In the quest to enhance the mechanical properties of CuP alloys, particularly focusing on the Cu3P phase, this study introduces a comprehensive investigation into the effects of various alloying elements on the alloy\'s performance. In this paper, the first principle of density universal function theory and the projection-enhanced wave method under VASP 5.4.4 software are used to recalculate the lattice constants, evaluate the lattice stability, and explore the mechanical properties of selected doped elements such as In, Si, V, Al, Bi, Nb, Sc, Ta, Ti, Y and Zr, including shear, stiffness, compression, and plasticity. The investigation reveals that strategic doping with In and Si significantly enhances shear resistance and stiffness, while V addition notably augments compressive resistance.
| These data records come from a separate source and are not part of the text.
constexpr int REG_LAUNCH = 96;
constexpr int REG_WG0 = 56, REG_COMPUTE = 136, REG_EPI = 80, REG_HELP = 72;
static_assert(REG_WG0 + 2 * REG_COMPUTE + REG_EPI + REG_HELP <= 5 * REG_LAUNCH, "setmaxnreg budget exceeds the CTA's pool");

__device__ __forceinline__ void tmem_st_32x16(uint32_t taddr, const uint32_t (&v)[16]) {
  asm volatile(
      "tcgen05.st.sync.aligned.32x32b.x16.b32 [%0], {%1, %2, %3, %4, %5, %6, %7, %8, %9, %10, %11, %12, %13, %14, %15, %16};" ::
          "r"(taddr),
      "r"(v[0]), "r"(v[1]), "r"(v[2]), "r"(v[3]), "r"(v[4]), "r"(v[5]), "r"(v[6]), "r"(v[7]), "r"(v[8]), "r"(v[9]),
      "r"(v[10]), "r"(v[11]), "r"(v[12]), "r"(v[13]), "r"(v[14]), "r"(v[15])
      : "memory");
}
__device__ __forceinline__ void tmem_st_wait() { asm volatile("tcgen05.wait::st.sync.aligned;" ::: "memory"); }
__device__ __forceinline__ bool mbar_test(uint64_t* bar, uint32_t parity) {
  uint32_t ok;
  asm volatile(
      "{\n\t.reg .pred p;\n\t"
      "mbarrier.test_wait.parity.shared::cta.b64 p, [%1], %2;\n\t"
      "selp.u32 %0, 1, 0, p;\n\t}"
      : "=r"(ok)
      : "r"(smem_u32(bar)), "r"(parity)
      : "memory");
  return ok != 0;
}

constexpr uint32_t DESC_HI = (1024u >> 4) | (1u << 14) | (2u << 29);
constexpr uint32_t DESC_LO_K = (16u >> 4) << 16;
constexpr uint32_t DESC_LO_MN = (16384u >> 4) << 16;

__device__ __forceinline__ void umma_ss(uint32_t tmem_d, uint32_t a_lo, uint32_t b_lo, uint32_t idesc, uint32_t accumulate) {
  asm volatile(
      "{\n\t.reg .pred p;\n\t.reg .b64 da, db;\n\t"
      "setp.ne.b32 p, %4, 0;\n\t"
      "mov.b64 da, {%1, %5};\n\t"
      "mov.b64 db, {%2, %5};\n\t"
      "tcgen05.mma.cta_group::1.kind::f16 [%0], da, db, %3, p;\n\t}" ::"r"(tmem_d),
      "r"(a_lo), "r"(b_lo), "r"(idesc), "r"(accumulate), "r"(DESC_HI)
      : "memory");
}
__device__ __forceinline__ void umma_ts(uint32_t tmem_d, uint32_t tmem_a, uint32_t b_lo, uint32_t idesc, uint32_t accumulate) {
  asm volatile(
      "{\n\t.reg .pred p;\n\t.reg .b64 db;\n\t"
      "setp.ne.b32 p, %4, 0;\n\t"
      "mov.b64 db, {%2, %5};\n\t"
      "tcgen05.mma.cta_group::1.kind::f16 [%0], [%1], db, %3, p;\n\t}" ::"r"(tmem_d),
      "r"(tmem_a), "r"(b_lo), "r"(idesc), "r"(accumulate), "r"(DESC_HI)
      : "memory");
}

#ifdef APLA_AFB_DEBUG
__device__ __forceinline__ void wait_tag(uint64_t* bar, uint32_t parity, int tag) {
  uint32_t spins = 0;
  while (!mbar_try_wait(bar, parity)) {
    if (++spins > (1u << 16)) {
      if ((threadIdx.x & 31) == 0)
        printf("afb HANG cta %d warp %d tag %d parity %u\n", blockIdx.x, threadIdx.x >> 5, tag, parity);
// ... 108 lines not shown
    b0 = fmaf(bf16_lo(xb.z), q1.x, b0);
    b1 = fmaf(bf16_hi(xb.z), q1.y, b1);
    a0 = fmaf(bf16_lo(xa.w), p1.z, a0);
    a1 = fmaf(bf16_hi(xa.w), p1.w, a1);
    b0 = fmaf(bf16_lo(xb.w), q1.z, b0);
    b1 = fmaf(bf16_hi(xb.w), q1.w, b1);
  }
  da = a0 + a1;
  db = b0 + b1;
}
__device__ __forceinline__ float dot_vec64(uint32_t a, uint32_t b) {
  float s0 = 0.f, s1 = 0.f;
#pragma unroll 4
  for (int u = 0; u < 16; ++u) {
    const float4 x = lds_f4(a + 16 * u);
    const float4 y = lds_f4(b + 16 * u);
    s0 = fmaf(x.x, y.x, s0);
    s1 = fmaf(x.y, y.y, s1);
    s0 = fmaf(x.z, y.z, s0);
    s1 = fmaf(x.w, y.w, s1);
  }
  return s0 + s1;
}

__device__ __forceinline__ void drain_row64(uint32_t taddr, float mul, bool rank1, float coef, uint32_t vec,
                                            __nv_bfloat16* dst, bool store) {
  uint32_t pk[32];
#pragma unroll
  for (int c = 0; c < 2; ++c) {
    uint32_t ov[32];
    tmem_ld_32x32(taddr + c * 32, ov);
    tmem_ld_wait();
    if (rank1) {
#pragma unroll
      for (int i = 0; i < 8; ++i) {
        const float4 v = lds_f4(vec + (c * 32 + 4 * i) * 4);
        ov[4 * i + 0] = __float_as_uint(fmaf(coef, v.x, __uint_as_float(ov[4 * i + 0])));
        ov[4 * i + 1] = __float_as_uint(fmaf(coef, v.y, __uint_as_float(ov[4 * i + 1])));
        ov[4 * i + 2] = __float_as_uint(fmaf(coef, v.z, __uint_as_float(ov[4 * i + 2])));
        ov[4 * i + 3] = __float_as_uint(fmaf(coef, v.w, __uint_as_float(ov[4 * i + 3])));
      }
    }
#pragma unroll
    for (int i = 0; i < 16; ++i)
      pk[c * 16 + i] = pack_bf16(__uint_as_float(ov[2 * i]) * mul, __uint_as_float(ov[2 * i + 1]) * mul);
  }
  if (store) {
    uint4* d4 = reinterpret_cast<uint4*>(dst);
#pragma unroll
    for (int j = 0; j < 8; ++j) d4[j] = make_uint4(pk[4 * j], pk[4 * j + 1], pk[4 * j + 2], pk[4 * j + 3]);
  }
}

__global__ void __launch_bounds__(kThreads, 1)
attn_bwd2_kernel(const __grid_constant__ Maps maps, const __nv_bfloat16* __restrict__ qkv,
                 const __nv_bfloat16* __restrict__ dout, const float* __restrict__ lse, const float* __restrict__ delta,
                 __nv_bfloat16* __restrict__ dqkv, const int* __restrict__ cu_seqlens, int n_fixed, int H, int G,
                 float scale, int ablate) {
#ifndef APLA_AFB_ABLATE
  ablate = 0;
#endif
  extern __shared__ uint8_t smem_raw[];
  uint8_t* smem = reinterpret_cast<uint8_t*>((reinterpret_cast<uintptr_t>(smem_raw) + 1023) & ~uintptr_t(1023));
  uint64_t* bars = reinterpret_cast<uint64_t*>(smem + OFF_BAR);
  uint64_t* qdo_full = bars;
  uint64_t* qdo_empty = bars + 4;
  uint64_t* kv_full = bars + 8;
  uint64_t* kv_empty = bars + 10;
  uint64_t* s_full = bars + 12;
  uint64_t* s_free = bars + 14;
  uint64_t* dp_full = bars + 16;
  uint64_t* pd_full = bars + 18;
  uint64_t* ds_empty = bars + 20;
  uint64_t* acc_full = bars + 22;
  uint64_t* acc_empty = bars + 23;
  uint64_t* dq_full = bars + 24;
  uint64_t* dq_empty = bars + 25;
  uint64_t* hrow_full = bars + 26;
  uint64_t* hrow_empty = bars + 28;
  uint64_t* hcol_full = bars + 30;
  uint64_t* hcol_empty = bars + 32;
  uint64_t* pk_full = bars + 34;
  uint32_t* tmem_slot = reinterpret_cast<uint32_t*>(bars + 38);

  const int warp = __shfl_sync(0xffffffffu, threadIdx.x >> 5, 0), lane = threadIdx.x & 31;
  const Problem prob{cu_seqlens, n_fixed, H, G, (ablate & 2) != 0};
  const int D = H * 64;

  if (warp == 0 && lane == 0) {
    tma_prefetch_desc(&maps.qkv64);
    tma_prefetch_desc(&maps.qkv16);
    tma_prefetch_desc(&maps.do64);
    tma_prefetch_desc(&maps.do16);
    for (int i = 0; i < MAX_CHUNKS; ++i) {
      mbar_init(&qdo_full[i], 2);
      mbar_init(&qdo_empty[i], 4);
    }
    for (int i = 0; i < 2; ++i) {
      mbar_init(&kv_full[i], 1);
      mbar_init(&kv_empty[i], 4);
      mbar_init(&s_full[i], 1);
      mbar_init(&s_free[i], 4);
      mbar_init(&dp_full[i], 1);
      mbar_init(&pd_full[i], 4);
      mbar_init(&ds_empty[i], 1);
      mbar_init(&hrow_full[i], 1);
      mbar_init(&hrow_empty[i], 4);
      mbar_init(&hcol_full[i], 1);
      mbar_init(&hcol_empty[i], 4);
    }
    for (int i = 0; i < 4; ++i) mbar_init(&pk_full[i], 4);
    mbar_init(acc_full, 2);
    mbar_init(acc_empty, 4);
    mbar_init(dq_full, 1);
    mbar_init(dq_empty, 4);
    fence_barrier_init();
  }
  if (warp == 1) {
    tmem_alloc<1>(tmem_slot, TM_COLS);
    tmem_relinquish<1>();
  }
  tc_fence_before();
  __syncthreads();
  tc_fence_after();
  const uint32_t tmem = __shfl_sync(0xffffffffu, *tmem_slot, 0);
#ifdef APLA_AFB_PROF
  uint32_t prof[20];
#pragma unroll
  for (int i = 0; i < 20; ++i) prof[i] = 0;
  const long long prof_t0 = clock64();
#endif
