template <int S, int TW>
__global__ __launch_bounds__(256, 1) void xabs_vup_kernel(const XabsArgs a, int ks, int n_bt) {
    __shared__ float red[4][2][16][64];
    __shared__ int last_flag;
    const int tid = threadIdx.x, lane = tid & 63, wave = tid >> 6;
    const int d = a.d, H = a.n_head, KT = d >> 4;
    const int grp8 = blockIdx.x / (8 * n_bt), in8 = blockIdx.x % (8 * n_bt);
    const int xw = grp8 * 8 + (in8 & 7), bt = in8 >> 3;
    if (xw >= H * ks) return;
    const int h = xw % H, ksi = xw / H;
    const int kt0 = (ksi * 4 + wave) * TW;
    const int j = lane & 31, hl = lane >> 5;
    const int gbl = min(bt * 32 + j, a.max_batch - 1);
    float2 ml[S];
#pragma unroll
    for (int s = 0; s < S; ++s) ml[s] = a.ml[((size_t)s * H + h) * a.max_batch + gbl];
    const u32x4* wp = reinterpret_cast<const u32x4*>(a.wv_t) + ((size_t)(2 * h) * KT + kt0) * 64 + lane;
    const size_t sstride = (size_t)H * (d / 8) * a.max_batch * 8;
    const float* pp = a.part + ((size_t)h * (d / 8) + kt0 * 2 + hl) * a.max_batch * 8 + (size_t)gbl * 8;
    u32x4 w0[TW], w1[TW];
    f32x4 p0[TW][S], p1[TW][S];
#pragma unroll
    for (int i = 0; i < TW; ++i) { w0[i] = __builtin_nontemporal_load(wp + (size_t)i * 64); w1[i] = __builtin_nontemporal_load(wp + ((size_t)KT + i) * 64); }
#pragma unroll
    for (int i = 0; i < TW; ++i)
#pragma unroll
        for (int s = 0; s < S; ++s) {
            const float* q = pp + (size_t)s * sstride + (size_t)i * 2 * a.max_batch * 8;
            p0[i][s] = *reinterpret_cast<const f32x4*>(q);
            p1[i][s] = *reinterpret_cast<const f32x4*>(q + 4);
        }
#pragma unroll
    for (int i = 0; i < TW; ++i) {
        asm volatile("" : "+v"(w0[i]), "+v"(w1[i]));
#pragma unroll
        for (int s = 0; s < S; ++s) asm volatile("" : "+v"(p0[i][s]), "+v"(p1[i][s]));
    }
    float wn[S];
    {
        float mg = ml[0].x;
#pragma unroll
        for (int s = 1; s < S; ++s) mg = fmaxf(mg, ml[s].x);
        float lg = 0.0f;
#pragma unroll
        for (int s = 0; s < S; ++s) { wn[s] = __expf(ml[s].x - mg); lg = fmaf(wn[s], ml[s].y, lg); }
        const float inv = 1.0f / lg;
#pragma unroll
        for (int s = 0; s < S; ++s) wn[s] *= inv;
    }
    f32x16 acc_h[2] = {{0}, {0}}, acc_l[2] = {{0}, {0}};
#pragma unroll
    for (int i = 0; i < TW; ++i) {
        float z[8] = {0, 0, 0, 0, 0, 0, 0, 0};
#pragma unroll
        for (int s = 0; s < S; ++s) {
#pragma unroll
            for (int e = 0; e < 4; ++e) { z[e] = fmaf(wn[s], p0[i][s][e], z[e]); z[4 + e] = fmaf(wn[s], p1[i][s][e], z[4 + e]); }
        }
        f16x8 zh, zl;
#pragma unroll
        for (int e = 0; e < 8; ++e) { f16 h_, l_; split_hilo(z[e], h_, l_); zh[e] = h_; zl[e] = l_; }
        const f16x8 wf0 = __builtin_bit_cast(f16x8, w0[i]), wf1 = __builtin_bit_cast(f16x8, w1[i]);
        acc_h[0] = __builtin_amdgcn_mfma_f32_32x32x16_f16(wf0, zh, acc_h[0], 0, 0, 0);
        acc_l[0] = __builtin_amdgcn_mfma_f32_32x32x16_f16(wf0, zl, acc_l[0], 0, 0, 0);
        acc_h[1] = __builtin_amdgcn_mfma_f32_32x32x16_f16(wf1, zh, acc_h[1], 0, 0, 0);
        acc_l[1] = __builtin_amdgcn_mfma_f32_32x32x16_f16(wf1, zl, acc_l[1], 0, 0, 0);
    }
#pragma unroll
    for (int t = 0; t < 2; ++t)
#pragma unroll
        for (int r = 0; r < 16; ++r) red[wave][t][r][lane] = fmaf(acc_l[t][r], 1.0f / 2048.0f, acc_h[t][r]);
    __syncthreads();
    const int sub = tid >> 5, gb = bt * 32 + (tid & 31);
    float v[2][4];
#pragma unroll
    for (int t = 0; t < 2; ++t)
#pragma unroll
        for (int i = 0; i < 4; ++i) v[t][i] = ((red[0][t][4 * wave + i][lane] + red[1][t][4 * wave + i][lane]) + red[2][t][4 * wave + i][lane]) + red[3][t][4 * wave + i][lane];
    if (ks > 1) {
        float* base = a.kpart + (((size_t)bt * H + h) * ks) * 2048 + tid * 4;
#pragma unroll
        for (int t = 0; t < 2; ++t) {
            const f32x4 pv4 = {v[t][0], v[t][1], v[t][2], v[t][3]};
            float* mine = base + (size_t)ksi * 2048 + t * 1024;
            asm volatile("global_store_dwordx4 %0, %1, off sc1\n\ts_nop 1" ::"v"(mine), "v"(pv4) : "memory");
        }
        asm volatile("s_waitcnt vmcnt(0)" ::: "memory");
        __syncthreads();
        if (tid == 0) {
            int* cnt = a.ticket + bt * H + h;
            const int t = __hip_atomic_fetch_add(cnt, 1, __ATOMIC_RELAXED, __HIP_MEMORY_SCOPE_AGENT);
            const int last = (t == ks - 1);
            if (last) __hip_atomic_store(cnt, 0, __ATOMIC_RELAXED, __HIP_MEMORY_SCOPE_AGENT);
            last_flag = last;
        }
        __syncthreads();
        if (!last_flag) return;
        float pv[4][2][4];
#pragma unroll
        for (int s = 0; s < 4; ++s)
#pragma unroll
            for (int t = 0; t < 2; ++t) {
                const float* p = base + (size_t)(s < ks ? s : 0) * 2048 + t * 1024;
#pragma unroll
                for (int i = 0; i < 4; ++i) pv[s][t][i] = __hip_atomic_load(p + i, __ATOMIC_RELAXED, __HIP_MEMORY_SCOPE_AGENT);
            }
#pragma unroll
        for (int t = 0; t < 2; ++t)
#pragma unroll
            for (int i = 0; i < 4; ++i) {
                float x = pv[0][t][i];
#pragma unroll
                for (int s = 1; s < 4; ++s) x += (s < ks) ? pv[s][t][i] : 0.0f;
                v[t][i] = x;
            }
    }
    if (gb < a.batch && slot_live(a.seq + gb)) {
#pragma unroll
        for (int t = 0; t < 2; ++t) {
            const int nn = (2 * h + t) * 32 + 4 * sub;
            const float4 bv = *reinterpret_cast<const float4*>(a.bv + nn);
            const float y[4] = {v[t][0] + bv.x, v[t][1] + bv.y, v[t][2] + bv.z, v[t][3] + bv.w};
            f16x4 hi, lo;
#pragma unroll
            for (int i = 0; i < 4; ++i) { f16 h_, l_; split_hilo(y[i], h_, l_); hi[i] = h_; lo[i] = l_; }
            const size_t o = plane_index(gb, nn, d);
            *reinterpret_cast<f16x4*>(a.att_hi + o) = hi;
            *reinterpret_cast<f16x4*>(a.att_lo + o) = lo;
        }
    }
}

Furthermore, incorporating Al, Bi, Nb, Sc, Ta, Ti, V, Y, and Zr has substantially improved plasticity, indicating a broad spectrum of mechanical enhancement through precise alloying. Crucially, the validation of our computational models is demonstrated through hardness experiments on Si and Sn-doped specimens, corroborating the theoretical predictions. Additionally, a meticulous analysis of the states\' density further confirms our computational approach\'s accuracy and reliability. This study highlights the potential of targeted alloying to tailor the mechanical properties of Cu3P alloys and establishes a robust theoretical framework for predicting the effects of doping in metallic alloys. The findings presented herein offer valuable insights and a novel perspective on material design and optimization, marking a significant stride toward developing advanced materials with customized mechanical properties.